Tiefe des Gewässers 
- meist 30-100 cm / meist aber eher weniger

Angelgeschäft
http://www.dezeebaars.nl
Direkt in Cadzand Bad ein kleiner Angelladen der für Meerangeln sowie Süsswasser alles vorrätig hat. Ca. 4*5 Meter. Sehr netter Kontakt - sollte man Fragen haben einfach dort vorbeischauen und fragen. (spricht sehr gut deutsch)

Angelstrecke
Von der Schleuse bis runter in Richtung Retranchement darf geangelt werden.

An der Stelle kann sehr gut auf Hecht und  Zander geangelt werden
https://www.google.de/maps/place/51°21'18.6"N+3°22'36.8"E/@51.355166,3.376885,18z/data=!3m1!4b1!4m2!3m1!1s0x0:0x0

Parkmöglichkeiten / Duinweg reinfahren auf der linken Seiten dann Parken
https://www.google.de/maps/place/51°21'46.9"N+3°22'38.4"E/@51.363038,3.377326,17z/data=!3m1!4b1!4m2!3m1!1s0x0:0x0

Parken dann zur Brücke und ab hier kann man dann sehr gut angeln. Kaum Schilf vorhanden und eher flacher Uferbereich. Im Bereich der Schleuse ist mehr Schilf und der Uferbereich ist eher abschüssig, vereinzelt auch ein Schild "Betreten verboten".
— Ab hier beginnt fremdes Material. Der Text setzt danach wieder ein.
# google/image-compression

Measured on AMD Instinct MI355X. Metric: Mpixels/s encode (DXT1, 4096x4096 RGBA8), higher is better.
Workload: dtype int32; 1 GPU; BASELINE config c2: DXT1 encode 4096x4096 RGBA8 on 1x MI355X, bit-exact vs reference; DXT1 encode of 16 x 4096x4096 RGBA8 textures per GPU per step (one launch), device-resident; preset=c2, codec=dxt1_rgba8, src_bytes_per_pixel=4, parallelism=independent textures per GPU, texture_range per rank (no data-path collective), world_size=1, visible_gpus=1, kernel=icamd_dxt1_rgba8_kernel

## Files before the change

### image-compression_amd/csrc/dxt_kernels.hip

```cpp
#include "dxt_block.h"
#include "dxt_plan.h"
#include "ic_launch.h"
#include "ic_amd.h"

namespace icamd {

template <int COMPS, bool DXT5, bool WIDE, bool THROUGH = false, uint32_t LANES = kThreadsPerWorkgroup>
__device__ __forceinline__ void dxt_encode_one(const GridParams &P) {
  const TileCoord t = locate_tile<WIDE, 1, LANES>(P);
  if (!t.valid) return;
  uint32_t px[16];
  load_tile_block<COMPS>(P, t, px);
  const bool swap = P.swap_rb != 0;
  __shared__ uint32_t lds_px[4][LANES][4];
  BlockStashRows<LANES * 4> stash;
  stash.base = &lds_px[0][threadIdx.x][0];
  if (DXT5) {
    const bool one_pixel = (t.bcol * 4 >= P.width) && (t.brow * 4 >= P.height);
    const Out8 a = encode_dxt5_alpha_block(px, one_pixel);
    const Out8 c = encode_dxt_color_block(px, swap, true, stash);
    store_stream16(tile_dst<16>(P, t), a.lo, a.hi, c.lo, c.hi);
  } else {
    const Out8 c = encode_dxt_color_block(px, swap, false, stash);
    if (THROUGH) store_through8(tile_dst<8>(P, t), c.lo, c.hi);
    else store_stream8(tile_dst<8>(P, t), c.lo, c.hi);
  }
}

template <int COMPS, bool DXT5, bool THROUGH>
__device__ __forceinline__ void dxt_encode_two(const GridParams &P) {
  const TileCoord t = locate_tile<true, 2>(P);
  __shared__ uint32_t lds_px[4][kThreadsPerWorkgroup][4];
  BlockStash stash;
  stash.base = &lds_px[0][threadIdx.x][0];
  const bool swap = P.swap_rb != 0;
  TileCoord tr[2];
  uint32_t px[2][16];
#pragma unroll
  for (int r = 0; r < 2; ++r) {
    tr[r] = t;
    tr[r].brow0 = t.brow0 + (uint32_t)r;
    tr[r].brow = tr[r].brow0;
    tr[r].valid = t.full || (t.bcol < P.block_cols && tr[r].brow < P.block_rows);
    if (tr[r].valid) load_tile_block<COMPS>(P, tr[r], px[r]);
  }
#pragma unroll
  for (int r = 0; r < 2; ++r) {
    if (!tr[r].valid) continue;
    if (DXT5) {
      const bool one_pixel = (tr[r].bcol * 4 >= P.width) && (tr[r].brow * 4 >= P.height);
      const Out8 a = encode_dxt5_alpha_block(px[r], one_pixel);
      const Out8 c = encode_dxt_color_block(px[r], swap, true, stash);
      store_stream16(tile_dst<16>(P, tr[r]), a.lo, a.hi, c.lo, c.hi);
    } else {
      const Out8 c = encode_dxt_color_block(px[r], swap, false, stash);
      if (THROUGH) store_through8(tile_dst<8>(P, tr[r]), c.lo, c.hi);
      else store_stream8(tile_dst<8>(P, tr[r]), c.lo, c.hi);
    }
  }
}

extern "C" {

__global__ void __launch_bounds__(kThreadsPerWorkgroup) icamd_dxt1_rgb888_x2_kernel(GridParams P) { dxt_encode_two<3, false, true>(P); }

__global__ void __launch_bounds__(64) icamd_dxt1_rgba8_kernel(GridParams P) { dxt_encode_one<4, false, true, true, 64>(P); }
__global__ void __launch_bounds__(64) icamd_dxt1_rgba8_nt_kernel(GridParams P) { dxt_encode_one<4, false, true, false, 64>(P); }
__global__ void __launch_bounds__(kThreadsPerWorkgroup) icamd_dxt1_rgb888_x2_nt_kernel(GridParams P) { dxt_encode_two<3, false, false>(P); }
__global__ void __launch_bounds__(kThreadsPerWorkgroup) icamd_dxt5_rgba8_kernel(GridParams P) { dxt_encode_one<4, true, true>(P); }
__global__ void __launch_bounds__(kThreadsPerWorkgroup) icamd_dxt1_rgba8_narrow_kernel(GridParams P) { dxt_encode_one<4, false, false>(P); }
__global__ void __launch_bounds__(kThreadsPerWorkgroup) icamd_dxt1_rgb888_narrow_kernel(GridParams P) { dxt_encode_one<3, false, false>(P); }
__global__ void __launch_bounds__(kThreadsPerWorkgroup) icamd_dxt5_rgba8_narrow_kernel(GridParams P) { dxt_encode_one<4, true, false>(P); }

}

const char *dxt_kernel_name(int codec, int comps) {
  if (codec == ICAMD_DXT5) return "icamd_dxt5_rgba8_kernel";
  return comps == 4 ? "icamd_dxt1_rgba8_kernel" : "icamd_dxt1_rgb888_x2_kernel";
}

hipError_t launch_dxt(int codec, int comps, const GridParams &P, hipStream_t stream) {
  const DxtLaunchForm form = dxt_launch_form(codec, comps, P.block_cols, P.row_stride);
  if (codec == ICAMD_DXT5) {
    if (comps != 4) return hipErrorInvalidValue;
    return launch_tiled(icamd_dxt5_rgba8_kernel, icamd_dxt5_rgba8_narrow_kernel, P, stream, 8, form.wide_rows, form.wave_workgroups);
  }
  const bool through = (((uintptr_t)P.dst | P.dst_image_stride) & 7u) == 0;
  if (comps == 4)
    return launch_tiled(through ? icamd_dxt1_rgba8_kernel : icamd_dxt1_rgba8_nt_kernel, icamd_dxt1_rgba8_narrow_kernel, P, stream, 8,
                        form.wide_rows, form.wave_workgroups);
  return launch_tiled(through ? icamd_dxt1_rgb888_x2_kernel : icamd_dxt1_rgb888_x2_nt_kernel, icamd_dxt1_rgb888_narrow_kernel, P,
                      stream, 8, form.wide_rows, form.wave_workgroups);
}

}
```

### image-compression_amd/csrc/dxt_plan.h

```cpp
#ifndef ICAMD_DXT_PLAN_H_
#define ICAMD_DXT_PLAN_H_

#include <cstdint>

#include "etc2_mip_plan.h"

namespace icamd {

struct DxtLaunchForm {
  uint32_t log2_tile_cols;
  uint32_t wide_rows;
  bool wave_workgroups;
  uint32_t lanes, grid_x;
};

inline bool dxt_wave_workgroups(int codec, int comps) { return codec == ICAMD_DXT1 && comps == 4; }

inline DxtLaunchForm dxt_launch_form(int codec, int comps, uint32_t block_cols, uint32_t row_stride) {
  DxtLaunchForm f;
  f.log2_tile_cols = encode_tile_shape(block_cols, row_stride, 8u).log2_tile_cols;
  f.wide_rows = codec == ICAMD_DXT1 && comps == 3 ? 2u : 1u;
  f.wave_workgroups = f.log2_tile_cols == 8u && dxt_wave_workgroups(codec, comps);
  f.lanes = f.wave_workgroups ? 64u : 256u;
  const uint32_t cols = f.wave_workgroups ? 64u : 1u << f.log2_tile_cols;
  const uint32_t tiles = (uint32_t)(((uint64_t)block_cols + (1u << f.log2_tile_cols) - 1u) >> f.log2_tile_cols);
  f.grid_x = tiles * ((1u << f.log2_tile_cols) / cols);
  return f;
}

}
#endif
```

Baseline: 1.460 million Mpixels/s.

## Add specialized 3D-grid DXT1 RGBA8 kernel for whole, aligned textures

```diff
diff --git a/image-compression_amd/csrc/dxt_kernels.hip b/image-compression_amd/csrc/dxt_kernels.hip
--- a/image-compression_amd/csrc/dxt_kernels.hip
+++ b/image-compression_amd/csrc/dxt_kernels.hip
@@ -25,6 +25,22 @@
     if (THROUGH) store_through8(tile_dst<8>(P, t), c.lo, c.hi);
     else store_stream8(tile_dst<8>(P, t), c.lo, c.hi);
   }
+}
+
+template <bool THROUGH>
+__device__ __forceinline__ void dxt1_rgba8_fast(const uint8_t *__restrict__ src, uint8_t *__restrict__ dst, uint64_t src_image_stride,
+                                                uint64_t dst_image_stride, uint64_t src_row_pitch, uint32_t row_stride,
+                                                uint32_t dst_row_pitch, uint32_t flags) {
+  uint32_t px[16];
+  load_block_interior<4>(src + dxt_fast_src_offset(src_image_stride, src_row_pitch, blockIdx.x, blockIdx.y, blockIdx.z),
+                         threadIdx.x * 16u, row_stride, px);
+  __shared__ uint32_t lds_px[4][64][4];
+  WaveBlockStash stash;
+  stash.base = &lds_px[0][threadIdx.x][0];
+  const Out8 c = encode_dxt_color_block(px, (flags & kDxtFastSwapRb) != 0, false, stash);
+  uint8_t *out = dst + dxt_fast_dst_offset(dst_image_stride, dst_row_pitch, blockIdx.x, blockIdx.y, blockIdx.z) + threadIdx.x * 8u;
+  if (THROUGH) store_through8(out, c.lo, c.hi);
+  else store_stream8(out, c.lo, c.hi);
 }
 
 template <int COMPS, bool DXT5, bool THROUGH>
@@ -64,8 +80,18 @@
 
 __global__ void __launch_bounds__(kThreadsPerWorkgroup) icamd_dxt1_rgb888_x2_kernel(GridParams P) { dxt_encode_two<3, false, true>(P); }
 
-__global__ void __launch_bounds__(64) icamd_dxt1_rgba8_kernel(GridParams P) { dxt_encode_one<4, false, true, true, 64>(P); }
-__global__ void __launch_bounds__(64) icamd_dxt1_rgba8_nt_kernel(GridParams P) { dxt_encode_one<4, false, true, false, 64>(P); }
+__global__ void __launch_bounds__(64) icamd_dxt1_rgba8_grid_kernel(GridParams P) { dxt_encode_one<4, false, true, true, 64>(P); }
+__global__ void __launch_bounds__(64) icamd_dxt1_rgba8_grid_nt_kernel(GridParams P) { dxt_encode_one<4, false, true, false, 64>(P); }
+#define ICAMD_DXT_FAST_ARGS                                                                                                  \
+  const uint8_t *src, uint8_t *dst, uint64_t src_image_stride, uint64_t dst_image_stride, uint64_t src_row_pitch,           \
+      uint32_t row_stride, uint32_t dst_row_pitch, uint32_t flags
+__global__ void __launch_bounds__(64) icamd_dxt1_rgba8_kernel(ICAMD_DXT_FAST_ARGS) {
+  dxt1_rgba8_fast<true>(src, dst, src_image_stride, dst_image_stride, src_row_pitch, row_stride, dst_row_pitch, flags);
+}
+__global__ void __launch_bounds__(64) icamd_dxt1_rgba8_nt_kernel(ICAMD_DXT_FAST_ARGS) {
+  dxt1_rgba8_fast<false>(src, dst, src_image_stride, dst_image_stride, src_row_pitch, row_stride, dst_row_pitch, flags);
+}
+#undef ICAMD_DXT_FAST_ARGS
 __global__ void __launch_bounds__(kThreadsPerWorkgroup) icamd_dxt1_rgb888_x2_nt_kernel(GridParams P) { dxt_encode_two<3, false, false>(P); }
 __global__ void __launch_bounds__(kThreadsPerWorkgroup) icamd_dxt5_rgba8_kernel(GridParams P) { dxt_encode_one<4, true, true>(P); }
 __global__ void __launch_bounds__(kThreadsPerWorkgroup) icamd_dxt1_rgba8_narrow_kernel(GridParams P) { dxt_encode_one<4, false, false>(P); }
@@ -79,6 +105,23 @@
   return comps == 4 ? "icamd_dxt1_rgba8_kernel" : "icamd_dxt1_rgb888_x2_kernel";
 }
 
+static hipError_t launch_dxt_fast(const DxtFastPlan &fast, const GridParams &P, hipStream_t stream) {
+  if (P.n_images == 0) return hipSuccess;
+  (void)hipGetLastError();
+  for (uint32_t first = 0; first < P.n_images; first += kDxtFastMaxGridYZ) {
+    const uint32_t count = P.n_images - first < kDxtFastMaxGridYZ ? P.n_images - first : kDxtFastMaxGridYZ;
+    for (uint32_t row0 = 0; row0 < fast.grid_y; row0 += kDxtFastMaxGridYZ) {
+      const uint32_t rows = fast.grid_y - row0 < kDxtFastMaxGridYZ ? fast.grid_y - row0 : kDxtFastMaxGridYZ;
+      const DxtFastBases b = dxt_fast_bases(fast, (uint64_t)(uintptr_t)P.src, (uint64_t)(uintptr_t)P.dst, P.src_image_stride,
+                                            P.dst_image_stride, first, row0);
+      hipLaunchKernelGGL(fast.through ? icamd_dxt1_rgba8_kernel : icamd_dxt1_rgba8_nt_kernel, dim3(fast.grid_x, rows, count), dim3(64),
+                         0, stream, reinterpret_cast<const uint8_t *>((uintptr_t)b.src), reinterpret_cast<uint8_t *>((uintptr_t)b.dst),
+                         P.src_image_stride, P.dst_image_stride, fast.src_row_pitch, fast.row_stride, fast.dst_row_pitch, fast.flags);
+    }
+  }
+  return hipGetLastError();
+}
+
 hipError_t launch_dxt(int codec, int comps, const GridParams &P, hipStream_t stream) {
   const DxtLaunchForm form = dxt_launch_form(codec, comps, P.block_cols, P.row_stride);
   if (codec == ICAMD_DXT5) {
@@ -86,9 +129,12 @@
     return launch_tiled(icamd_dxt5_rgba8_kernel, icamd_dxt5_rgba8_narrow_kernel, P, stream, 8, form.wide_rows, form.wave_workgroups);
   }
   const bool through = (((uintptr_t)P.dst | P.dst_image_stride) & 7u) == 0;
+  const DxtFastPlan fast = dxt_fast_plan(codec, comps, P.height, P.width, P.block_rows, P.block_cols, P.row_stride, P.swap_rb != 0,
+                                         (uint64_t)(uintptr_t)P.dst, P.dst_image_stride);
+  if (fast.fast) return launch_dxt_fast(fast, P, stream);
   if (comps == 4)
-    return launch_tiled(through ? icamd_dxt1_rgba8_kernel : icamd_dxt1_rgba8_nt_kernel, icamd_dxt1_rgba8_narrow_kernel, P, stream, 8,
-                        form.wide_rows, form.wave_workgroups);
+    return launch_tiled(through ? icamd_dxt1_rgba8_grid_kernel : icamd_dxt1_rgba8_grid_nt_kernel, icamd_dxt1_rgba8_narrow_kernel, P,
+                        stream, 8, form.wide_rows, form.wave_workgroups);
   return launch_tiled(through ? icamd_dxt1_rgb888_x2_kernel : icamd_dxt1_rgb888_x2_nt_kernel, icamd_dxt1_rgb888_narrow_kernel, P,
                       stream, 8, form.wide_rows, form.wave_workgroups);
 }
diff --git a/image-compression_amd/csrc/dxt_plan.h b/image-compression_amd/csrc/dxt_plan.h
--- a/image-compression_amd/csrc/dxt_plan.h
+++ b/image-compression_amd/csrc/dxt_plan.h
@@ -28,5 +28,55 @@
   return f;
 }
 
+struct DxtFastPlan {
+  bool fast;
+  bool through;
+  uint32_t grid_x, grid_y;
+  uint64_t src_row_pitch;
+  uint32_t row_stride;
+  uint32_t dst_row_pitch;
+  uint32_t flags;
+};
+constexpr uint32_t kDxtFastSwapRb = 1u;
+constexpr uint32_t kDxtFastMaxGridYZ = 65535u;
+
+inline DxtFastPlan dxt_fast_plan(int codec, int comps, uint32_t height, uint32_t width, uint32_t block_rows, uint32_t block_cols,
+                                 uint32_t row_stride, bool swap_rb, uint64_t dst_addr, uint64_t dst_image_stride) {
+  DxtFastPlan p = {};
+  const bool whole = (uint64_t)block_cols * 4u == width && (uint64_t)block_rows * 4u == height;
+  const bool gather = encode_tile_shape(block_cols, row_stride, 8u).force_gather != 0;
+  p.fast = codec == ICAMD_DXT1 && comps == 4 && block_cols != 0 && block_rows != 0 && block_cols % 64u == 0 && whole && !gather &&
+           (uint64_t)block_cols * 8u < (1ull << 32);
+  if (!p.fast) return p;
+  p.through = ((dst_addr | dst_image_stride) & 7u) == 0;
+  p.grid_x = block_cols / 64u;
+  p.grid_y = block_rows;
+  p.src_row_pitch = (uint64_t)row_stride * 4u;
+  p.row_stride = row_stride;
+  p.dst_row_pitch = block_cols * 8u;
+  p.flags = swap_rb ? kDxtFastSwapRb : 0u;
+  return p;
+}
+
+struct DxtFastBases {
+  uint64_t src, dst;
+};
+inline DxtFastBases dxt_fast_bases(const DxtFastPlan &p, uint64_t src_addr, uint64_t dst_addr, uint64_t src_image_stride,
+                                   uint64_t dst_image_stride, uint32_t first_image, uint32_t tile_row0) {
+  DxtFastBases b;
+  b.src = src_addr + (uint64_t)first_image * src_image_stride + (uint64_t)tile_row0 * p.src_row_pitch;
+  b.dst = dst_addr + (uint64_t)first_image * dst_image_stride + (uint64_t)tile_row0 * p.dst_row_pitch;
+  return b;
+}
+
+ICAMD_PLAN_HD inline uint64_t dxt_fast_src_offset(uint64_t src_image_stride, uint64_t src_row_pitch, uint32_t bx, uint32_t by,
+                                                  uint32_t bz) {
+  return (uint64_t)bz * src_image_stride + (uint64_t)by * src_row_pitch + (uint64_t)bx * 1024u;
+}
+ICAMD_PLAN_HD inline uint64_t dxt_fast_dst_offset(uint64_t dst_image_stride, uint32_t dst_row_pitch, uint32_t bx, uint32_t by,
+                                                  uint32_t bz) {
+  return (uint64_t)bz * dst_image_stride + (uint64_t)by * dst_row_pitch + (uint64_t)bx * 512u;
+}
+
 }
 #endif
```

Result: no change. 1.462 million Mpixels/s (median of 4 runs) (+0.1%).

Ich selber war nicht Meerangeln aber die meisten Angler habe ich an dieser Stelle die Letzten Jahre gesehen
https://www.google.de/maps/place/51°23'31.8"N+3°25'47.8"E/@51.392153,3.429955,680m/data=!3m2!1e3!4b1!4m2!3m1!1s0x0:0x0

Parkplatz
https://www.google.de/maps/place/51°23'20.9"N+3°25'31.8"E/@51.389128,3.425487,680m/data=!3m2!1e3!4b1!4m2!3m1!1s0x0:0x0

Wer Kinder mit dabei hat kann sie auch sehr gut hier nach den Fossilien - Haifischzähnen buddeln lassen. Die letzten Jahre habe ich am meisten an dieser Stelle gefunden.
https://www.google.de/maps/place/51°23'22.2"N+3°26'14.4"E/@51.389504,3.437332,175m/data=!3m2!1e3!4b1!4m2!3m1!1s0x0:0x0
Einfach ein ca. 4-6 mm Füttersieb für das Angeln mitnehmen und die Kinder dann in die Wasserablaufrinne siehe oben schicken - hier findet man mit die meisten Fossilien.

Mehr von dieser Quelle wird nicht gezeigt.